Division of Pulmonary, Critical Care and Sleep Medicine, Department of Internal Medicine, University of California Davis Medical Center, Sacramento, CA.

Critical Care Medicine Department, Clinical Center, National Institutes of Health, Bethesda, MD.

出版信息

Crit Care Med. 2020 Dec;48(12):1845-1847. doi: 10.1097/CCM.0000000000004373.

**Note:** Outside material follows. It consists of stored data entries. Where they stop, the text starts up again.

template <int ACT, bool SINGLE>
__global__ void __launch_bounds__(kThreads, 1) adj_chain_kernel(AChainP p) {
  SolveDev* S = p.S;
  if (SINGLE ? S->failed : S->done) return;
  extern __shared__ uint8_t smem_raw[];
  uint8_t* smem = (uint8_t*)(((uintptr_t)smem_raw + 1023) & ~(uintptr_t)1023);
  __shared__ uint64_t a_ready, bfull[2], pdone[2], pread[2], xdone[2], out_full, tfull[kTapeBufs], tempty[kTapeBufs];
  __shared__ uint32_t tmem_slot;
  __shared__ LinComb sd[6], sy[7];
  __shared__ float s_bt[7];
  __shared__ const float* s_fh;
  __shared__ const float* s_ftape;
  __shared__ size_t s_flen, s_fzlen;
  __shared__ int s_slot, s_next;

  const int warp = __shfl_sync(0xffffffffu, (int)(threadIdx.x >> 5), 0);
  const int lane = threadIdx.x & 31;
  const int n0 = blockIdx.x * kNT;
  const int nst = SINGLE ? 1 : 6;
  const uint32_t tileB = (uint32_t)(p.nfull * 8192 + p.ntail * 2048);
  uint8_t* tC[2] = {smem, smem + tileB};
  uint8_t* tE[2] = {smem + 2 * (size_t)tileB, smem + 3 * (size_t)tileB};
  uint8_t* tbuf = smem + 4 * (size_t)tileB;

  if (threadIdx.x == 0) {
    mbar_init(&a_ready, (uint32_t)kEpiWarps);
    mbar_init(&out_full, (uint32_t)kEpiWarps);
    for (int b = 0; b < kTapeBufs; ++b) { mbar_init(&tfull[b], 1u); mbar_init(&tempty[b], (uint32_t)kEpiWarps); }
    for (int c = 0; c < 2; ++c) {
      mbar_init(&bfull[c], (uint32_t)(kEpiWarps / 2));
      mbar_init(&pdone[c], 1u);
      mbar_init(&pread[c], (uint32_t)(kEpiWarps / 2));
      mbar_init(&xdone[c], 1u);
    }
    asm volatile("fence.mbarrier_init.release.cluster;" ::: "memory");
    s_fh = S->fhtape; s_ftape = S->ftape; s_flen = S->flen; s_fzlen = S->fzlen;
    s_slot = S->slot; s_next = (S->slot + 1) % S->cap;
  }
  if (threadIdx.x >= 64 && threadIdx.x < 70) sd[threadIdx.x - 64] = S->st[threadIdx.x - 64];
  if (threadIdx.x >= 96 && threadIdx.x < 103) sy[threadIdx.x - 96] = S->yint[threadIdx.x - 96];
  if (threadIdx.x >= 128 && threadIdx.x < 135) s_bt[threadIdx.x - 128] = S->err.coef[threadIdx.x - 128];
  if (warp == 1) {
    asm volatile("tcgen05.alloc.cta_group::1.sync.aligned.shared::cta.b32 [%0], %1;" ::"r"(smem_u32(&tmem_slot)), "r"(512u)
                 : "memory");
    asm volatile("tcgen05.relinquish_alloc_permit.cta_group::1.sync.aligned;" ::: "memory");
  }
  tc_fence_before();
  __syncthreads();
  tc_fence_after();
  const uint32_t tmem_base = tmem_slot;
  const uint32_t c_acc = tmem_base + (uint32_t)(32 * p.KS);
  auto arr = [&](int idx) -> float* { return p.ws + (size_t)idx * p.zlen; };
  const bool tr = (threadIdx.x == 64) && !SINGLE;
  if (tr) ATRACE(0, 0);

  if (warp == 0) {
    {
      const int nvalid = min(kNT, p.B - n0);
      const uint32_t bytes = (uint32_t)nvalid * LR_ZROW * 4u;
      int it = 0;
      for (int jj = 0; jj < nst; ++jj) {
        const LinComb& yd = SINGLE ? sy[0] : sy[jj + 1];
        const size_t slotn = (size_t)(yd.base - s_ftape) / ((size_t)7 * s_flen);
        const float* hb = s_fh + slotn * 7 * s_fzlen;
        for (int s = 0; s < 8; ++s, ++it) {
          const int b = it % kTapeBufs;
          const float* src = (s == 7) ? hb : hb + (size_t)(s < 6 ? s + 1 : 8) * s_fzlen;
          mbar_wait(&tempty[b], (uint32_t)(((it / kTapeBufs) & 1) ^ 1));
          if (elect_one_sync()) {
            mbar_arrive_expect_tx(&tfull[b], bytes);
            bulk_g2s(tbuf + (size_t)b * kTapeBufBytes, src + (size_t)n0 * LR_ZROW, bytes, &tfull[b]);
          }
          __syncwarp();
        }
      }
    }
    if (!SINGLE) {
      mbar_wait(&out_full, 0);
      if (elect_one_sync()) {
        for (int sg = 0; sg < 4; ++sg) {
          uint8_t* g = reinterpret_cast<uint8_t*>(p.hbuf) + ((size_t)blockIdx.x * 4 + sg) * p.unit_bytes;
          const int cg = sg >> 1, half = sg & 1;
          for (int c = 0; c < p.nfull; ++c)
            for (int lo = 0; lo < 2; ++lo) {
              bulk_s2g(g + (size_t)c * 8192 + lo * 4096, tE[cg] + (size_t)c * 8192 + lo * 4096 + half * 2048, 2048);
              bulk_s2g(g + (size_t)c * 8192 + lo * 4096 + 2048, tC[cg] + (size_t)c * 8192 + lo * 4096 + half * 2048, 2048);
            }
          for (int t = 0; t < p.ntail; ++t)
            for (int lo = 0; lo < 2; ++lo) {
              const size_t o = (size_t)p.nfull * 8192 + (size_t)t * 2048 + lo * 1024;
              bulk_s2g(g + o, tE[cg] + o + half * 512, 512);
              bulk_s2g(g + o + 512, tC[cg] + o + half * 512, 512);
            }
        }
        bulk_commit();
        bulk_wait0();
      }
      __syncwarp();
    }
  } else if (warp == 1) {
    constexpr uint32_t idesc = make_idesc(128, kNT / 2);
    mbar_wait(&a_ready, 0);
    tc_fence_after();
    const uint32_t mz_hi = tmem_base, mz_lo = tmem_base + (uint32_t)(8 * p.KS);
    const uint32_t mt_hi = tmem_base + (uint32_t)(16 * p.KS), mt_lo = tmem_base + (uint32_t)(24 * p.KS);
    for (int st = 0; st < nst; ++st) {
      const uint32_t ph = (uint32_t)(st & 1);
      for (int cg = 0; cg < 2; ++cg) {
        mbar_wait(&bfull[cg], ph);
        tc_fence_after();
        if (elect_one_sync()) {
          if (cg == 0 && !SINGLE) ATRACE(7, st);
          issue_group(c_acc + (uint32_t)(cg * 32), mz_hi, mz_lo, smem_u32(tC[cg]), p.nfull, p.ntail, p.passes, idesc);
          mma_commit(&pdone[cg]);
          if (cg == 0 && !SINGLE) ATRACE(8, st);
        }
        __syncwarp();
      }
      if (!SINGLE) {
        for (int cg = 0; cg < 2; ++cg) {
          mbar_wait(&pread[cg], ph);
          tc_fence_after();
          if (elect_one_sync()) {
            issue_group(c_acc + (uint32_t)(cg * 32), mt_hi, mt_lo, smem_u32(tE[cg]), p.nfull, p.ntail, p.passes, idesc);
            mma_commit(&xdone[cg]);
          }
          __syncwarp();
        }
      }
    }
  } else {
    const int q = warp & 3, sub = (warp - 2) >> 2;
    const int cg = sub >> 1;
    const int hrow = q * 32 + lane;
    const uint32_t tlane = tmem_base + ((uint32_t)(q * 32) << 16);
    const int rbase = (sub & 1) * 16;
    const int nb = n0 + cg * 32 + rbase;
    const bool rowv = hrow < p.H;
    const bool rowc = hrow < p.Kaug;
    {
#pragma unroll
      for (int j = 0; j < 4; ++j) {
        const int ks = sub + 4 * j;
        if (ks < p.KS) {
          float a1[8], a2[8], hi[8], lo[8];
#pragma unroll
          for (int e = 0; e < 8; ++e) {
            const int k = ks * 8 + e;
            a1[e] = __ldg(p.Mz + hrow * 128 + k);
            a2[e] = (rowv && k < p.H) ? __ldg(p.Mz + k * 128 + hrow) : 0.0f;
          }
#pragma unroll
          for (int e = 0; e < 8; ++e) {
            if (p.passes == 3) { hi[e] = tf32_rna(a1[e]); lo[e] = tf32_rna(a1[e] - hi[e]); }
            else { hi[e] = a1[e]; lo[e] = 0.0f; }
          }
          tmem_st8(tlane + (uint32_t)(ks * 8), hi);
          tmem_st8(tlane + (uint32_t)(8 * p.KS + ks * 8), lo);
#pragma unroll
          for (int e = 0; e < 8; ++e) {
            if (p.passes == 3) { hi[e] = tf32_rna(a2[e]); lo[e] = tf32_rna(a2[e] - hi[e]); }
            else { hi[e] = a2[e]; lo[e] = 0.0f; }
          }
          tmem_st8(tlane + (uint32_t)(16 * p.KS + ks * 8), hi);
          tmem_st8(tlane + (uint32_t)(24 * p.KS + ks * 8), lo);
        }
      }
    }
    tmem_st_wait();
    tc_fence_before();
    __syncwarp();
    if (lane == 0) mbar_arrive(&a_ready);
    if (tr) ATRACE(0, 1);

    const bool in_full = hrow < p.nfull * 32;
    const bool in_img = hrow < p.KS * 8;
    uint32_t oA, oS, oLo, osw;
    if (in_full) {
      oS = 128u; oLo = 4096u; osw = (uint32_t)(lane >> 2);
      oA = (uint32_t)(q * 8192 + (lane & 3) * 4) + (uint32_t)rbase * oS;
    } else {
      const int kt = hrow - p.nfull * 32, t = kt >> 3, kk = kt & 7;
      oS = 32u; oLo = 1024u; osw = (uint32_t)((kk >> 2) & 1);
      oA = (uint32_t)(p.nfull * 8192 + t * 2048 + (kk & 3) * 4) + (uint32_t)rbase * oS;
    }
    const uint32_t rnd = (p.passes == 3) ? 0x1000u : 0u, msk = (p.passes == 3) ? 0xFFFFE000u : 0xFFFFFFFFu;
    auto tile_put16 = [&](uint8_t* tile, const float (&val)[16]) {
      if (!in_img) return;
#pragma unroll
      for (int i = 0; i < 16; ++i) {
        const uint32_t m = in_full ? (uint32_t)(i & 7) : (uint32_t)((i >> 2) & 1);
        const uint32_t o = oA + (uint32_t)i * oS + ((osw ^ m) << 4);
        const float hi = __uint_as_float((__float_as_uint(val[i]) + rnd) & msk);
        const float lo = __uint_as_float((__float_as_uint(val[i] - hi) + rnd) & msk);
        *reinterpret_cast<float*>(tile + o) = hi;
        *reinterpret_cast<float*>(tile + o + oLo) = lo;
      }
    };
    const float w1t = (p.td && rowv && p.w1t) ? p.w1t[hrow] : 0.0f;
    const float b1 = rowv ? p.b1[hrow] : 0.0f;
    const int slot = s_slot, next = s_next;
    const float dt = sd[0].scale;
    const float* alpha_n = SINGLE ? p.alpha_in : arr(LA_ALPHA + slot);
    const size_t e0 = (size_t)nb * LR_ZROW + hrow;
    uint8_t* const tCc = tC[cg];
    uint8_t* const tEc = tE[cg];
    const float* tape_row = reinterpret_cast<const float*>(tbuf) + (cg * 32 + rbase) * LR_ZROW + hrow;

    float c[16], ep[16], dprev[16];
#pragma unroll
    for (int i = 0; i < 16; ++i) { c[i] = 0.0f; ep[i] = 0.0f; dprev[i] = 0.0f; }
    if (!SINGLE && rowv) {
      const float* d1 = arr(LA_S1 + 3 * slot + 0) + e0;
#pragma unroll
      for (int i = 0; i < 16; ++i) dprev[i] = __ldcg(d1 + (size_t)i * LR_ZROW);
    }
    float v[16], ss[16];
    for (int jj = -1; jj < nst; ++jj) {
      const LinComb& yd = SINGLE ? sy[0] : sy[jj < 0 ? 1 : jj + 1];
      const float tau = yd.t;
      const bool last = (!SINGLE && jj == 5);
      float* dst_del = SINGLE ? arr(LA_S1 + 3 * slot + 0) : (last ? arr(LA_S1 + 3 * next + 0) : arr(LA_DEL + max(jj, 0)));
      float* dst_hh = SINGLE ? arr(LA_S1 + 3 * slot + 1) : (last ? arr(LA_S1 + 3 * next + 1) : arr(LA_HH + max(jj, 0)));
      float* dst_cc = SINGLE ? arr(LA_S1 + 3 * slot + 2) : (last ? arr(LA_S1 + 3 * next + 2) : arr(LA_CC + max(jj, 0)));
      if (jj >= 0) {
        if (tr) ATRACE(1, jj);
        const float cextra = (hrow == p.Kaug) ? tau : ((hrow == p.Kaug + 1) ? 1.0f : 0.0f);
#pragma unroll
        for (int i = 0; i < 16; ++i) dst_cc[e0 + (size_t)i * LR_ZROW] = rowc ? c[i] : cextra;
        tile_put16(tCc, c);
        if (!SINGLE) {
          const float cl = sd[jj].coef[jj];
          float* dst_eps = arr(LA_EPS + jj) + e0;
#pragma unroll
          for (int i = 0; i < 16; ++i) { v[i] = fmaf(cl, dprev[i], ep[i]); dst_eps[(size_t)i * LR_ZROW] = v[i]; }
          tile_put16(tEc, v);
        }
        tc_fence_before();
        fence_proxy_async();
        __syncwarp();
        if (lane == 0) mbar_arrive(&bfull[cg]);
        if (tr) ATRACE(2, jj);
      }
      if (jj + 1 < nst) {
        const LinComb& yn = SINGLE ? sy[0] : sy[jj + 2];
#pragma unroll
        for (int i = 0; i < 16; ++i) c[i] = 0.0f;
        for (int s = 0; s < 8; ++s) {
          const int it = (jj + 1) * 8 + s;
          const int b = it % kTapeBufs;
          mbar_wait(&tfull[b], (uint32_t)((it / kTapeBufs) & 1));
          if (rowc) {
            const float* tb = tape_row + (size_t)b * (kTapeBufBytes / 4);
            const float cf = (s < 7) ? yn.coef[s] : 1.0f, sc = (s < 7) ? 1.0f : yn.scale;
#pragma unroll
            for (int i = 0; i < 16; ++i) c[i] = fmaf(cf, tb[i * LR_ZROW], sc * c[i]);
          }
          __syncwarp();
          if (lane == 0) mbar_arrive(&tempty[b]);
        }
        if (!SINGLE && jj >= 0) {
#pragma unroll
          for (int i = 0; i < 16; ++i) ep[i] = sd[jj + 1].coef[jj] * dprev[i];
          if (rowv) {
            for (int s = 0; s < jj; ++s) {
              const float* src = ((s == 0) ? arr(LA_S1 + 3 * slot + 0) : arr(LA_DEL + s - 1)) + e0;
              const float cf = sd[jj + 1].coef[s];
#pragma unroll
              for (int i = 0; i < 16; ++i) ep[i] = fmaf(cf, __ldcg(src + (size_t)i * LR_ZROW), ep[i]);
            }
          }
        }
      }
      if (jj >= 0) {
        if (tr) ATRACE(3, jj);
#pragma unroll
        for (int i = 0; i < 16; ++i) ss[i] = rowv ? __ldcg(p.Zx + e0 + (size_t)i * LR_ZROW) : 0.0f;
        mbar_wait(&pdone[cg], (uint32_t)(jj & 1));
        if (tr) ATRACE(4, jj);
        tc_fence_after();
        tmem_ld16(c_acc + ((uint32_t)(q * 32) << 16) + (uint32_t)(cg * 32 + rbase), v);
        tc_fence_before();
        __syncwarp();
        if (!SINGLE && lane == 0) mbar_arrive(&pread[cg]);
        const float hconst = (p.td && hrow == p.H) ? tau : ((hrow == p.H + p.td) ? 1.0f : 0.0f);
        const float pb = p.td ? fmaf(w1t, tau, b1) : b1;
#pragma unroll
        for (int i = 0; i < 16; ++i) {
          float h, sg;
          act_pair<ACT>(v[i] + ss[i] + pb, h, sg);
          ss[i] = rowv ? sg : 0.0f;
          dst_hh[e0 + (size_t)i * LR_ZROW] = rowv ? h : hconst;
        }
        float an[16];
#pragma unroll
        for (int i = 0; i < 16; ++i) an[i] = rowv ? __ldcg(alpha_n + e0 + (size_t)i * LR_ZROW) : 0.0f;
        if (tr) ATRACE(5, jj);
        if (!SINGLE) {
          mbar_wait(&xdone[cg], (uint32_t)(jj & 1));
          if (tr) ATRACE(6, jj);
          tc_fence_after();
          tmem_ld16(c_acc + ((uint32_t)(q * 32) << 16) + (uint32_t)(cg * 32 + rbase), v);
          tc_fence_before();
        }
        float* dst_alpha = (SINGLE ? arr(LA_ALPHA + slot) : arr(LA_ALPHA + next)) + e0;
#pragma unroll
        for (int i = 0; i < 16; ++i) {
          const float aj = SINGLE ? an[i] : fmaf(-dt, v[i], an[i]);
          dprev[i] = ss[i] * aj;
          dst_del[e0 + (size_t)i * LR_ZROW] = dprev[i];
          if (SINGLE || last) dst_alpha[(size_t)i * LR_ZROW] = rowv ? aj : 0.0f;
        }
      }
    }
    if (tr) ATRACE(0, 3);
    if (!SINGLE) {
      const LinComb& d7 = sd[5];
      auto gather3 = [&](int s0, int ns, int which, float (&t)[3][16]) {
#pragma unroll
        for (int k = 0; k < 3; ++k) {
          const int s = min(s0 + k, 6);
          const float* src = ((s == 0) ? arr(LA_S1 + 3 * slot + which)
                                       : (s == 6 ? arr(LA_S1 + 3 * next + which) : arr((which ? LA_HH : LA_DEL) + s - 1))) + e0;
#pragma unroll
          for (int i = 0; i < 16; ++i) t[k][i] = (k < ns) ? __ldcg(src + (size_t)i * LR_ZROW) : 0.0f;
        }
      };
      float t[3][16];
#pragma unroll
      for (int i = 0; i < 16; ++i) { v[i] = s_bt[6] * dprev[i]; ss[i] = 0.0f; c[i] = 0.0f; }
      for (int round = 0; round < 5; ++round) {
        const int which = round < 2 ? 0 : 1;
        const int s0 = which ? (round - 2) * 3 : round * 3;
        const int ns = which ? min(3, 7 - s0) : 3;
        if (which ? rowc : rowv) {
          gather3(s0, ns, which, t);
#pragma unroll
          for (int k = 0; k < 3; ++k) {
            const int s = min(s0 + k, 6);
            const float ct = (k < ns) ? s_bt[s] : 0.0f;
            const float cb = (k < ns && s < 6) ? d7.coef[s] : 0.0f;
#pragma unroll
            for (int i = 0; i < 16; ++i) {
              if (which) { c[i] = fmaf(cb, t[k][i], c[i]); ss[i] = fmaf(ct, t[k][i], ss[i]); }
              else v[i] = fmaf(ct, t[k][i], v[i]);
            }
          }
        }
        if (round == 1) {
          float* dbt = arr(LA_DBT) + e0;
#pragma unroll
          for (int i = 0; i < 16; ++i) dbt[(size_t)i * LR_ZROW] = v[i];
          tile_put16(tCc, v);
          fence_proxy_async();
          __syncwarp();
          if (lane == 0) mbar_arrive(&out_full);
        }
      }
      if (tr) ATRACE(0, 4);
      float* hbb = arr(LA_HBB) + e0;
      float* hbt = arr(LA_HBT) + e0;
#pragma unroll
      for (int i = 0; i < 16; ++i) {
        hbb[(size_t)i * LR_ZROW] = rowc ? c[i] : 0.0f;
        hbt[(size_t)i * LR_ZROW] = rowc ? ss[i] : 0.0f;
      }
    }
    tc_fence_before();
  }
  __syncthreads();
  if (threadIdx.x == 0 && !SINGLE) ATRACE(0, 5);
  if (warp == 1) {
    tc_fence_after();
    asm volatile("tcgen05.dealloc.cta_group::1.sync.aligned.b32 %0, %1;" ::"r"(tmem_base), "r"(512u) : "memory");
  }
}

DOI:10.1097/CCM.0000000000004373
PMID:32332282
原文链接:https://pmc.ncbi.nlm.nih.gov/articles/PMC10823796/
Abstract

Tools for standardizing patient care can take many forms, including but not limited to, bundles, quality improvement and performance measures, guidelines, and protocols. Each is intended to improve compliance with interventions believed to be supported by the best available evidence, ensuring consistency of management across all patients with the ultimate goal of improving outcomes. However, in the ICU, patients typically present with complex acute illnesses and accompanying comorbidities, requiring careful tailoring of interventions and treatments for each individual patient. The rapidly changing nature of the underlying conditions also demands continuous reassessment and modification of each patient’s management on a frequent and sometimes moment-by-moment basis. Disrupting this individualized treatment approach by imposing prescriptive, overly restrictive, “one-size-fits-all” standardized treatments in the critical care setting may prevent the clinician from meeting individual patients’ needs and decrease care quality (1). This problem is compounded if the standardization tools adopted are not only inflexible but also have a poorly supported or entirely absent scientific basis. Importantly, identifiable patient subcategories often exist that fit poorly into the populations for which many interventions were developed and tested. Of equal concern, critical care trainees may become dependent on a standardized/cookbook approach to care and fail to recognize and learn how treatments must be tailored for the unique needs of each critically ill patient. Rather than rigidly standardizing critical care, approaches that recognize this complexity and are both scientifically sound and responsive to patient differences should be readily available to critical care clinicians without replacing sensible clinical judgment. Such strategies that acknowledge the limitations of available evidence hold more hope of improving, rather than inadvertently worsening, the outcome.

摘要

用于规范患者护理的工具可以采用多种形式,包括但不限于:捆绑式、质量改进和绩效措施、指南和方案。每种方法都旨在提高对基于最佳现有证据的干预措施的依从性,确保对所有患者的管理保持一致,最终目标是改善结果。然而,在 ICU 中,患者通常患有复杂的急性疾病和伴随的合并症,需要为每个患者精心调整干预措施和治疗方法。基础疾病的快速变化性质也要求频繁且有时需要实时重新评估和修改每位患者的管理。在重症监护环境中通过强制实施规定性、过度限制、“一刀切”的标准化治疗来破坏这种个体化治疗方法,可能会导致临床医生无法满足个别患者的需求并降低护理质量 (1)。如果采用的标准化工具不仅缺乏灵活性,而且缺乏或完全缺乏科学依据,那么这个问题就会更加严重。重要的是,通常存在明显的患者亚类,这些患者与许多干预措施开发和测试所针对的人群不太匹配。同样令人担忧的是,重症监护培训生可能会依赖标准化/食谱式的护理方法,而无法识别并了解如何根据每个重症患者的独特需求调整治疗方法。与其僵化地标准化重症监护,不如采用既能科学合理又能应对患者差异的方法,为重症监护临床医生提供支持,而不是替代合理的临床判断。这种承认现有证据局限性的策略更有希望改善结果,而不是无意中使结果恶化。